Craft a Tailored Cover Letter:For a full-time role at Lansweeper NV, your cover letter should reflect your passion for data science and your excitement about the specific projects or values of the company. Dive into why you’re a good fit, how your skills align with their needs, and any unique perspectives you can bring to the team.

Stand Out with Relevant Courses and Certifications:Although experience talks, relevant courses or certifications can be your ticket to impressing hiring managers at Lansweeper NV. Mention any standout courses you've completed that equipped you with essential skills, such as machine learning certifications or data visualisation courses. This shows your commitment to continuously developing your skills in the field!

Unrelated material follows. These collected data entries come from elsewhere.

@@ -967,15 +971,29 @@
     long long zs_x = 0, zs_w = 0, zs_y = 0, zs_b = 0;
 };
 
+struct MrfOut {
+    float* out;
+    float slope;
+    int rank[3];
+    bool done = false;
+};
+
+static std::vector<std::vector<int>> mrf_unit_lists(int nunits, int nbr, const int* rank, int G) {
+    int branch_of[3] = {0, 0, 0};
+    for (int b = 0; b < nbr; ++b) branch_of[rank[b]] = b;
+    std::vector<std::vector<int>> lists((size_t)std::min(nunits, G));
+    for (int u = 0; u < nunits; ++u)
+        for (int k = 0; k < nbr; ++k) lists[(size_t)(u % (int)lists.size())].push_back(branch_of[k] * nunits + u);
+    return lists;
+}
+
 static int launch_conv(hificar_handle* h, const ConvLayer* const* layers, int nbr, int nseq, int rows, const ConvIO* io,
-                              float slope_out, const Ragged& rg, hipStream_t stream, const ConvRep& zr = ConvRep()) {
+                              float slope_out, const Ragged& rg, hipStream_t stream, const ConvRep& zr = ConvRep(), MrfOut* mo = nullptr) {
     const ConvLayer& L0 = *layers[0];
     const bool f32 = h->precision == HIFICAR_PREC_F32;
     int halo_all = 0;
     for (int b = 0; b < nbr; ++b) halo_all = std::max(halo_all, layers[b]->off_max - layers[b]->off_min);
     TileCfg tc = {1, 4, 1, 1, 1};
-    double best = 1e300;
-    int best_ti = 11;
     const int nsteps_min = [&] {
         int m = 1 << 30;
         for (int b = 0; b < nbr; ++b) m = std::min(m, layers[b]->ntaps * (L0.chunk16 / 16));
@@ -991,11 +1009,12 @@
         pick_key += layers[b]->name;
     }
     pick_key += '|' + std::to_string(nseq) + 'x' + std::to_string(rows) + 'z' + std::to_string(zr.n);
-    const auto cached_pick = h->tile_picks.find(pick_key);
-    if (cached_pick != h->tile_picks.end()) tc = kTileCfgs[cached_pick->second];
-    else
+    auto evaluate = [&](bool units, double& best) -> int {
+    best = 1e300;
+    int best_ti = 11;
     for (int ti = 0; ti < kNumTileCfgs; ++ti) {
         const TileCfg& t = kTileCfgs[ti];
+        if (units && t.KS != 1) continue;
         const int TM = t.WM * t.MI * 32;
         const int chunk = L0.chunk16, RB = chunk * 4;
         if (t.NB == 2 && (f32 || L0.chunk16 == 16)) continue;
@@ -1010,7 +1029,7 @@
         if (t.KS == 1 && h->ksplit == 2 && nsteps_min >= 2) continue;
         const long long tiles_per_branch = (long long)nseq * ((rows + TM - 1) / TM) * ((L0.n_blocks32 + t.WN * t.NB - 1) / (t.WN * t.NB));
         const long long total = tiles_per_branch * nbr * zr.n;
-        const int G = (int)std::min<long long>(total, h->num_cus);
+        const int G = (int)std::min<long long>(units ? tiles_per_branch : total, h->num_cus);
         const int nchunks = L0.cin_pad / chunk;
         double total_cost = 0.0, heaviest = 0.0, lightest = 1e300, cb[3] = {0.0, 0.0, 0.0};
         for (int b = 0; b < nbr; ++b) {
@@ -1026,7 +1045,11 @@
             cb[b] = c;
         }
         double worst = std::max(heaviest, total_cost / G);
-        if (h->use_lpt && !h->shared_chip && total > G && total <= 4096) {
+        if (units) {
+            double unit_cost = 0.0;
+            for (int b = 0; b < nbr; ++b) unit_cost += cb[b];
+            worst = (double)((tiles_per_branch + G - 1) / G) * unit_cost;
+        } else if (h->use_lpt && !h->shared_chip && total > G && total <= 4096) {
             std::sort(cb, cb + nbr, [](double x, double y) { return x > y; });
             std::priority_queue<double, std::vector<double>, std::greater<double>> load;
             for (int w = 0; w < G; ++w) load.push(0.0);
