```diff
+template <bool TOPS>
 __global__ void __launch_bounds__(256) k_argmax_certify(const float *__restrict__ score, int Z, long P, int *__restrict__ best_z,
-                                                        int *__restrict__ unc_list, int *__restrict__ unc_count, const ClipInfo *clip)
+                                                        int *__restrict__ unc_list, unsigned long long *__restrict__ unc_planes,
+                                                        int *__restrict__ unc_count, const ClipInfo *clip,
+                                                        const float2 *__restrict__ top_b, const unsigned *__restrict__ top_z)
 {
     __shared__ int s_cnt[4], s_base;
-    const float dabs = cert_abs(clip);
+    const float dabs = cert_abs(&clip->p95, &clip->has);
     const long p0 = ((long)blockIdx.x * blockDim.x + threadIdx.x) * 4;
     const bool vec = p0 + 4 <= P && (P & 3) == 0;
-    float b1[4], b2[4];
-    int z1[4];
-#pragma unroll
-    for (int k = 0; k < 4; ++k) { b1[k] = -1.f; b2[k] = -1.f; z1[k] = 0; }
-    if (p0 < P) {
+    CertTop top[4];
+#pragma unroll
+    for (int k = 0; k < 4; ++k) top[k] = cert_start();
+    if (TOPS) {
+#pragma unroll
+        for (int k = 0; k < 4; ++k)
+            if (p0 + k < P) top[k] = CertTop{top_b[p0 + k].x, top_b[p0 + k].y, top_z[p0 + k]};
+    } else if (p0 < P) {
         for (int z = 0; z < Z; ++z) {
             float v[4];
             if (vec) {
@@ -422,19 +419,15 @@
                 for (int k = 0; k < 4; ++k) v[k] = p0 + k < P ? score[(long)z * P + p0 + k] : 0.f;
             }
 #pragma unroll
-            for (int k = 0; k < 4; ++k) {
-                if (v[k] > b1[k]) { b2[k] = b1[k]; b1[k] = v[k]; z1[k] = z; }
-                else if (v[k] > b2[k]) b2[k] = v[k];
-            }
+            for (int k = 0; k < 4; ++k) cert_push(top[k], v[k], z, dabs);
         }
     }
     unsigned unc = 0;
 #pragma unroll
     for (int k = 0; k < 4; ++k) {
         if (p0 + k >= P) continue;
-        best_z[p0 + k] = z1[k];
-        const bool certain = (b1[k] == 0.f) || (Z == 1) || (b1[k] * (1.f - CERT_EPS) - dabs > b2[k] * (1.f + CERT_EPS) + dabs);
-        if (!certain) unc |= 1u << k;
+        best_z[p0 + k] = cert_best(top[k]);
+        if (!cert_certain(top[k], Z, dabs)) unc |= 1u << k;
     }
     const int mine = __popc(unc);
     const int lane = threadIdx.x & 63, wave = threadIdx.x >> 6;
@@ -451,65 +444,86 @@
         for (int w = 0; w < wave; ++w) off += s_cnt[w];
 #pragma unroll
         for (int k = 0; k < 4; ++k)
-            if ((unc >> k) & 1u) unc_list[off++] = (int)(p0 + k);
-    }
-}
-
-constexpr int FIX_UL = 16;
-__global__ void __launch_bounds__(256) k_argmax_exact_fix(const float *__restrict__ zvol, const float *__restrict__ score, int Z, int Y,
-                                                          int X, Taps taps, const int *__restrict__ unc_list,
-                                                          const int *__restrict__ unc_count, int *__restrict__ best_z, const ClipInfo *clip)
-{
-    const float dabs = cert_abs(clip);
+            if ((unc >> k) & 1u) {
+                unc_list[off] = (int)(p0 + k);
+                unc_planes[off++] = cert_planes(top[k], Z);
+            }
+    }
+}
+
+constexpr int FIX_UL = 16, FIX_W = 16;
+__global__ void __launch_bounds__(256) k_argmax_exact_fix(const float *__restrict__ zvol, int Z, int Y, int X, Taps taps,
+                                                          const int *__restrict__ unc_list, const unsigned long long *__restrict__ unc_planes,
+                                                          const int *__restrict__ unc_count, int *__restrict__ best_z)
+{
     __shared__ float c[256];
-    __shared__ float sfast[64];
-    __shared__ float sexact[64];
-    __shared__ int s_z;
-    const int r = taps.n >> 1;
+    __shared__ int s_p[64], s_n;
+    __shared__ unsigned long long s_m[64];
+    const int r = taps.n >> 1, tid = threadIdx.x;
+    const int wlog = 2 * r + FIX_W <= 256 ? 4 : 0;
+    static_assert(FIX_W == 16, "wlog");
+    const long P = (long)Y * X;
     const int total = *unc_count, xcd = blockIdx.x & 7, per = (total + 7) / 8;
     for (int sl = blockIdx.x >> 3; sl < per; sl += gridDim.x >> 3) {
         const int u = xcd * per + sl;
         if (u >= total) break;
-        const int p = unc_list[u];
-        const int y = p / X, x = p - y * X;
-        const long P = (long)Y * X;
-        if (threadIdx.x < Z) sfast[threadIdx.x] = score[(long)threadIdx.x * P + p];
+        const int p = unc_list[u], before = unc_list[max(u - 1, 0)];
+        const int y = p / X, cell = (p - y * X) >> wlog, x0 = cell << wlog;
+        auto in_cell = [&](int q) { const int qy = q / X; return qy == y && ((q - qy * X) >> wlog) == cell; };
+        if (u > 0 && in_cell(before)) continue;
         __syncthreads();
-        float smax = sfast[0];
-        for (int z = 1; z < Z; ++z) smax = fmaxf(smax, sfast[z]);
-        const float thr = smax * (1.f - CERT_EPS) - dabs;
+        if (tid < 64) {
+            const bool have = u + tid < total;
+            const int q = have ? unc_list[u + tid] : -1;
+            const unsigned long long m = have ? unc_planes[u + tid] : 0ULL;
+            const unsigned long long same = __ballot(have && in_cell(q));
+            const int n = ~same ? __ffsll((unsigned long long)~same) - 1 : 64;
+            if (tid < n) { s_p[tid] = q; s_m[tid] = m; }
+            if (tid == 0) s_n = n;
+        }
+        __syncthreads();
+        const int n = s_n;
+        unsigned long long planes = 0ULL;
+        int lo = FIX_W, hi = 0;
+        for (int k = 0; k < n; ++k) {
+            const int dxk = s_p[k] - y * X - x0;
+            planes |= s_m[k];
+            lo = min(lo, dxk);
+            hi = max(hi, dxk);
+        }
+        const bool own = tid < n;
+        const int dx = own ? s_p[tid] - y * X - x0 : 0;
+        const unsigned long long mine = own ? s_m[tid] : 0ULL;
+        float b = -2.f;
+        int bz = 0;
         for (int z = 0; z < Z; ++z) {
-            const bool cand = sfast[z] * (1.f + CERT_EPS) + dabs >= thr;
-            if (!cand) { if (threadIdx.x == 0) sexact[z] = -1.f; continue; }
+            if (!((planes >> z) & 1ULL)) continue;
             const float *vol = zvol + (long)z * P;
-            if (threadIdx.x < 2 * r + 1) {
-                const int xx = clampi(x + (int)threadIdx.x - r, 0, X - 1);
+            if (tid >= lo && tid <= hi + 2 * r) {
+                const int xx = clampi(x0 - r + tid, 0, X - 1);
                 double tmp = (double)vol[(long)y * X + xx] * taps.w[r];
                 for (int d0 = r; d0 >= 1; d0 -= FIX_UL) {
-                    float a[FIX_UL], b[FIX_UL];
-#pragma unroll
-                    for (int u = 0; u < FIX_UL; ++u) {
-                        const int d = max(d0 - u, 1);
-                        a[u] = vol[(long)clampi(y - d, 0, Y - 1) * X + xx];
-                        b[u] = vol[(long)clampi(y + d, 0, Y - 1) * X + xx];
+                    float va[FIX_UL], vb[FIX_UL];
+#pragma unroll
+                    for (int k = 0; k < FIX_UL; ++k) {
+                        const int d = max(d0 - k, 1);
+                        va[k] = vol[(long)clampi(y - d, 0, Y - 1) * X + xx];
+                        vb[k] = vol[(long)clampi(y + d, 0, Y - 1) * X + xx];
                     }
 #pragma unroll
-                    for (int u = 0; u < FIX_UL; ++u)
-                        if (d0 - u >= 1) tmp += ((double)a[u] + (double)b[u]) * taps.w[r - (d0 - u)];
+                    for (int k = 0; k < FIX_UL; ++k)
+                        if (d0 - k >= 1) tmp += ((double)va[k] + (double)vb[k]) * taps.w[r - (d0 - k)];
                 }
-                c[threadIdx.x] = (float)tmp;
+                c[tid] = (float)tmp;
             }
             __syncthreads();
-            if (threadIdx.x == 0) sexact[z] = (float)tap_sum(r, [&](int j) { return (double)c[j]; }, taps.w);
+            if ((mine >> z) & 1ULL) {
+                const float e = (float)tap_sum(r, [&](int j) { return (double)c[dx + j]; }, taps.w);
+                if (e > b) { b = e; bz = z; }
+            }
             __syncthreads();
         }
-        if (threadIdx.x == 0) {
-            float b = -2.f; int bz = 0;
-            for (int z = 0; z < Z; ++z)
-                if (sexact[z] > b) { b = sexact[z]; bz = z; }
-            best_z[p] = bz;
-        }
-        __syncthreads();
+        if (own) best_z[s_p[tid]] = bz;
     }
 }
 
@@ -690,25 +704,40 @@
 {
     const int Zs = s.Zs, Y = s.Y, X = s.X;
     const long P = s.P;
-    float *D = s.ws.get<float>(s.V);
+    const bool fused = Zs <= ARGMAX_MAX_Z && tuning().argmax_fused;
+    float *D = fused ? nullptr : s.ws.get<float>(s.V);
+    float2 *topb = fused ? s.ws.get<float2>(P) : nullptr;
+    unsigned *topz = fused ? s.ws.get<unsigned>(P) : nullptr;
     int *bestz = s.ws.get<int>(P), *unc = s.ws.get<int>(P), *uncn = s.ws.get<int>(1);
-    if (!D || !bestz || !unc || !uncn) return TIP_ERR_NOMEM;
+    unsigned long long *uncp = s.ws.get<unsigned long long>(P);
+    if ((fused ? !topb || !topz : !D) || !bestz || !unc || !uncp || !uncn) return TIP_ERR_NOMEM;
     const TapsF f30 = taps_f32(s.k30.w, s.k30.n);
     int rc;
     if ((rc = launch_f16<1>((const float *)s.B, s.A, Zs, Y, X, f30, s.clip, s.err))) return rc;
-    if ((rc = launch_f16<2>((const float *)s.A, D, Zs, Y, X, f30, s.clip, s.err))) return rc;
     TIP_HIP(hipMemsetAsync(uncn, 0, sizeof(int), s.stream));
-    TIP_LAUNCH("argmax_certify", k_argmax_certify, dim3(cdiv(cdiv(P, 4), 256)), dim3(256), 0, (const float *)D, Zs, P, bestz, unc, uncn,
-               (const ClipInfo *)s.clip);
-    TIP_LAUNCH("argmax_exact_fix", k_argmax_exact_fix, dim3(8192), dim3(256), 0, (const float *)s.B, (const float *)D, Zs, Y, X,
-               s.k30, (const int *)unc, (const int *)uncn, bestz, (const ClipInfo *)s.clip);
+    if (fused) {
+        if ((rc = launch_f16<2, true>((const float *)s.A, nullptr, Zs, Y, X, f30, s.clip, s.err, topb, topz))) return rc;
+        TIP_LAUNCH("argmax_certify", k_argmax_certify<true>, dim3(cdiv(cdiv(P, 4), 256)), dim3(256), 0, (const float *)nullptr, Zs, P, bestz, unc,
+                   uncp, uncn, (const ClipInfo *)s.clip, (const float2 *)topb, (const unsigned *)topz);
+    } else {
+        if ((rc = launch_f16<2>((const float *)s.A, D, Zs, Y, X, f30, s.clip, s.err))) return rc;
+        TIP_LAUNCH("argmax_certify", k_argmax_certify<false>, dim3(cdiv(cdiv(P, 4), 256)), dim3(256), 0, (const float *)D, Zs, P, bestz, unc,
+                   uncp, uncn, (const ClipInfo *)s.clip, (const float2 *)nullptr, (const unsigned *)nullptr);
+    }
+    TIP_LAUNCH("argmax_exact_fix", k_argmax_exact_fix, dim3(8192), dim3(256), 0, (const float *)s.B, Zs, Y, X, s.k30, (const int *)unc,
+               (const unsigned long long *)uncp, (const int *)uncn, bestz);
     if ((rc = emit_from_planes(s, bestz, s.min_z))) return rc;
     if (tuning().project_debug) {
         int hn = 0, he = 0;
         TIP_HIP(hipMemcpyAsync(&hn, uncn, sizeof(int), hipMemcpyDeviceToHost, s.stream));
         TIP_HIP(hipMemcpyAsync(&he, s.err, sizeof(int), hipMemcpyDeviceToHost, s.stream));
         TIP_HIP(hipStreamSynchronize(s.stream));
-        fprintf(stderr, "certified argmax: %d of %ld pixels recomputed exactly\n", hn, P);
+        std::vector<unsigned long long> hp((size_t)hn);
+        if (hn) TIP_HIP(hipMemcpy(hp.data(), uncp, (size_t)hn * sizeof(unsigned long long), hipMemcpyDeviceToHost));
+        long two = 0, all = 0;
+        for (unsigned long long m : hp) (__builtin_popcountll(m) <= 2 ? two : all)++;
+        fprintf(stderr, "certified argmax: %d of %ld pixels recomputed exactly (%s; %ld with two candidate planes, %ld with all %d)\n", hn, P,
+                fused ? "argmax in the x pass" : "argmax over the score volume", two, all, Zs);
         if (he & 8) return fail(TIP_ERR_HIP, "score pass: a sample beyond the clip value's range reached the fp16 tiles");
     }
     return TIP_OK;
```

How to prepare for a job interview at Lansweeper NV

Brush Up on Your Statistics

For a data science role, we need to seriously sharpen our statistics skills. Get ready to tackle technical questions on probability distributions, hypothesis testing, and regression analysis. These are often the bread and butter of data science interviews, so don't just skim over them!

Showcase Your Projects

Prepare a killer portfolio showcasing your data science projects. We should include details about the datasets used, the tools and techniques applied, and the impact of your findings. If we can walk them through a particularly challenging project or a cool visualisation that had real-world implications, it’ll really make us stand out!

Get Comfortable with Python and R

Most data science positions require us to be proficient in programming languages like Python and R. We should practice common libraries like pandas, NumPy, and scikit-learn, and be ready for live coding exercises or algorithm questions. Showing off our coding chops can really impress the interviewers at Lansweeper NV!

Prepare for Case Studies

Expect to encounter real-world case studies during the interview. We might be asked how we’d approach a data problem or analyse a dataset to extract insights. It's essential to think out loud and demonstrate our problem-solving process so that the interviewer can see our logical thinking in action.